Task prompt:
Locate the word "clamp" in the entries below, then gather every line that holds it.

_ _ _ _ _

# LongTarget/Fasim-LongTarget

Measured on AMD Instinct MI355X. Metric: SW Gcells/s (logical, whole job: stage 1+2+3 of the triplex scan), higher is better.
Workload: dtype u8

## Files before the change

### fasim-longtarget_amd/csrc/align.hip

```cpp
#include <hip/hip_runtime.h>
#include <stdint.h>
#include <stdlib.h>
#include "kernels.h"

namespace fasim {

typedef short v2s __attribute__((ext_vector_type(2)));
typedef unsigned short v2u __attribute__((ext_vector_type(2)));
typedef int v4i __attribute__((ext_vector_type(4)));

__device__ __forceinline__ v2s a_s(v2u x) { return __builtin_bit_cast(v2s, x); }
__device__ __forceinline__ v2u a_u(v2s x) { return __builtin_bit_cast(v2u, x); }
__device__ __forceinline__ int a_i(v2s x) { return __builtin_bit_cast(int, x); }
__device__ __forceinline__ int a_i(v2u x) { return __builtin_bit_cast(int, x); }
__device__ __forceinline__ v2u u_from(int x) { return __builtin_bit_cast(v2u, x); }
__device__ __forceinline__ v2s s_fromi(int x) { return __builtin_bit_cast(v2s, x); }

__device__ __forceinline__ v2u apk_subs(v2u a, v2u b) { v2u r; asm("v_pk_sub_u16 %0, %1, %2 clamp" : "=v"(r) : "v"(a), "v"(b)); return r; }
__device__ __forceinline__ v2u apk_subs_k(v2u a, uint32_t k) { v2u r; asm("v_pk_sub_u16 %0, %1, %2 clamp" : "=v"(r) : "v"(a), "s"(k)); return r; }
__device__ __forceinline__ v2u apk_ksubs(uint32_t k, v2u a) { v2u r; asm("v_pk_sub_u16 %0, %1, %2 clamp" : "=v"(r) : "s"(k), "v"(a)); return r; }
__device__ __forceinline__ v2u apk_minu(v2u a, v2u b) { v2u r; asm("v_pk_min_u16 %0, %1, %2" : "=v"(r) : "v"(a), "v"(b)); return r; }
__device__ __forceinline__ v2u apk_minu_k(v2u a, uint32_t k) { v2u r; asm("v_pk_min_u16 %0, %1, %2" : "=v"(r) : "v"(a), "s"(k)); return r; }
__device__ __forceinline__ v2u apk_maxu(v2u a, v2u b) { v2u r; asm("v_pk_max_u16 %0, %1, %2" : "=v"(r) : "v"(a), "v"(b)); return r; }

// ... 706 lines not shown
		if (i + band < end) end = i + band;
		if (j < beg || j > end) { status = 3; break; }
		const uint32_t nib = dir[(int64_t)(width_d * i + (j - x)) * 64];
		int dv;
		const int dE = (nib & 1) ? 3 : 2, dF = (nib & 2) ? 5 : 4;
		if (state == 0) dv = dE; else if (state == 1) dv = dF; else { const int dh = (nib >> 2) & 3; dv = dh == 0 ? 1 : (dh == 1 ? dE : dF); }
		if (dv == 1) { --i; --j; state = 2; op = 0; }
		else if (dv == 2) { --i; state = 0; op = 1; }
		else if (dv == 3) { --i; state = 2; op = 1; }
		else if (dv == 4) { --j; state = 1; op = 2; }
		else { --j; state = 2; op = 2; }
		if (op == prev_op) ++e;
		else {
			if (l >= ALIGN_MAX_CIGAR) { status = 4; break; }
			rc[l++] = cig(e, prev_op);
			prev_op = op; e = 1;
		}
	}
	if (status == 0) {
		if (op == 0) { if (l >= ALIGN_MAX_CIGAR) status = 4; else rc[l++] = cig(e + 1, 0); }
		else { if (l + 2 > ALIGN_MAX_CIGAR) status = 4; else { rc[l++] = cig(e, op); rc[l++] = cig(1, 0); } }
	}
	if (status == 0) {
		const uint32_t off = atomicAdd(pool_count, (uint32_t)l);
		if ((uint64_t)off + (uint64_t)l > (uint64_t)pool_cap) status = 4;
		else { o->cigar_off = off; for (int k = 0; k < l; k++) cigar_pool[off + k] = rc[l - 1 - k]; }
	}
	o->status = status;
	if (status != 0) return;
	o->sw_score = score;
	o->cigar_len = l;
}

hipError_t launch_finish(const uint8_t* tcodes, const uint8_t* qcodes, const FwdProb* probs, const FwdOut* fwd, const int32_t* order,
	int32_t nprob, uint8_t* dirs, AlignOutDev* out, uint32_t* cigar_pool, uint32_t pool_cap, uint32_t* pool_count, hipStream_t st)
{
	if (nprob <= 0) return hipSuccess;
	hipError_t err = hipMemsetAsync(pool_count, 0, sizeof(uint32_t), st);
	if (err != hipSuccess) return err;
	hipLaunchKernelGGL((k_finish_lds<64, 2048>), dim3((nprob + 63) / 64), dim3(64), 0, st, tcodes, qcodes, probs, fwd, order, nprob, dirs, out,
		cigar_pool, pool_cap, pool_count);
	return hipGetLastError();
}

hipError_t launch_finish_mid(const uint8_t* tcodes, const uint8_t* qcodes, const FwdProb* probs, const FwdOut* fwd, const int32_t* idx_list,
	int32_t nlist, uint8_t* dirs, AlignOutDev* out, uint32_t* cigar_pool, uint32_t pool_cap, uint32_t* pool_count, hipStream_t st)
{
	if (nlist <= 0) return hipSuccess;
	static bool attr_set = false;
	if (!attr_set) { (void)hipFuncSetAttribute((const void*)k_finish_lds<256, 16384>, hipFuncAttributeMaxDynamicSharedMemorySize, 64 * 1024); attr_set = true; }
	hipLaunchKernelGGL((k_finish_lds<256, 16384>), dim3((nlist + 63) / 64), dim3(64), 0, st, tcodes, qcodes, probs, fwd, idx_list, nlist, dirs, out,
		cigar_pool, pool_cap, pool_count);
	return hipGetLastError();
}

hipError_t launch_finish_big(const uint8_t* tcodes, const uint8_t* qcodes, const FwdProb* probs, const FwdOut* fwd,
	const int32_t* idx_list, int32_t nlist, uint8_t* scratch, int32_t scratch_cap, AlignOutDev* out, uint32_t* cigar_pool,
	uint32_t pool_cap, uint32_t* pool_count, hipStream_t st)
{
	if (nlist <= 0) return hipSuccess;
	hipLaunchKernelGGL(k_finish, dim3((nlist + 63) / 64), dim3(64), 0, st, tcodes, qcodes, probs, fwd, nlist, scratch, scratch_cap, out,
		cigar_pool, pool_cap, pool_count, idx_list);
	return hipGetLastError();
}

}
```

### fasim-longtarget_amd/csrc/engine.cpp

```cpp
#include "engine.h"

extern "C" {

void fasim_params_default(fasim_params* p)
{
	p->rule = 0; p->cutLength = 5000; p->strand = 0; p->overlapLength = 100; p->ntMin = 20; p->ntMax = 100000;
	p->scoreMin = 0.0f; p->minIdentity = 60.0f; p->minStability = 1.0f; p->penaltyT = -1000; p->penaltyC = 0;
	p->cDistance = 15; p->cLength = 50; p->classicSim = 0;
}

const char* fasim_last_error(const fasim_engine* e) { return e ? e->err.c_str() : g_last_error.c_str(); }

int fasim_engine_create(int device, fasim_engine** out) { return fasim_engine_create_ex(device, 0, out); }

int fasim_engine_create_ex(int device, int32_t flags, fasim_engine** out)
{
	if (!out) return fail(nullptr, FASIM_E_ARG, "null out pointer");
	*out = nullptr;
	const bool tune = !(flags & FASIM_CREATE_NO_PROCESS_TUNING);
	if (tune) setenv("GPU_MAX_HW_QUEUES", "8", 0);
	if (tune) {
		static const bool once = [] {
			const char* e = getenv("FASIM_MALLOPT");
			if (e && atoi(e) == 0) return false;
			(void)mallopt(M_MMAP_THRESHOLD, 32 * 1024 * 1024);
			(void)mallopt(M_TRIM_THRESHOLD, 0x7fffffff);
			(void)mallopt(M_TOP_PAD, 256 * 1024 * 1024);
			return true;
		}();
		(void)once;
	}
	int count = 0;
	hipError_t he = hipGetDeviceCount(&count);
	if (he != hipSuccess || count <= 0) return fail(nullptr, FASIM_E_NODEVICE, "no HIP device available (%s); this library has no CPU fallback", hipGetErrorString(he));
	if (device < 0 || device >= count) return fail(nullptr, FASIM_E_NODEVICE, "device %d out of range (%d devices)", device, count);
	{
		const char* e = getenv("FASIM_BLOCKING_SYNC");
		if (tune && !(e && atoi(e) == 0)) { (void)hipSetDevice(device); (void)hipSetDeviceFlags(hipDeviceScheduleBlockingSync); (void)hipGetLastError(); }
	}
	fasim_engine* E = new fasim_engine();
	E->device = device;
	he = hipSetDevice(device);
	if (he == hipSuccess) he = hipStreamCreate(&E->st);
	if (he != hipSuccess) { int rc = fail(nullptr, FASIM_E_NODEVICE, "cannot initialise device %d: %s", device, hipGetErrorString(he)); delete E; return rc; }
	E->lut1 = make_lut(true); E->lut2 = make_lut(false);
	std::vector<uint8_t> lut(48 * 256);
	build_enc_lut(lut.data());
	if (upload(E, E->enc_lut, lut.data(), lut.size()) || E->counter.ensure(64) != hipSuccess) { delete E; return FASIM_E_HIP; }
	unsigned hc = std::thread::hardware_concurrency();
	const char* env = getenv("FASIM_HOST_THREADS");
	E->host_threads = env ? std::max(1, atoi(env)) : (int)std::min(96u, std::max(1u, hc * 3 / 8));
	E->host_threads_total = E->host_threads;
	E->host_threads_explicit = env != nullptr;
	const char* v1 = getenv("FASIM_SCAN_V1");
	E->scan_v1 = v1 && atoi(v1) != 0;
	const char* a1 = getenv("FASIM_ALIGN_V1");
	E->align_v1 = a1 && atoi(a1) != 0;
	const char* sw = getenv("FASIM_STRIPED_WINDOW");
	E->striped_window = sw && atoi(sw) != 0;
	*out = E;
	return FASIM_OK;
}
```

_ _ _ _ _

Task solution:
__device__ __forceinline__ v2u apk_subs(v2u a, v2u b) { v2u r; asm("v_pk_sub_u16 %0, %1, %2 clamp" : "=v"(r) : "v"(a), "v"(b)); return r; }
__device__ __forceinline__ v2u apk_subs_k(v2u a, uint32_t k) { v2u r; asm("v_pk_sub_u16 %0, %1, %2 clamp" : "=v"(r) : "v"(a), "s"(k)); return r; }
__device__ __forceinline__ v2u apk_ksubs(uint32_t k, v2u a) { v2u r; asm("v_pk_sub_u16 %0, %1, %2 clamp" : "=v"(r) : "s"(k), "v"(a)); return r; }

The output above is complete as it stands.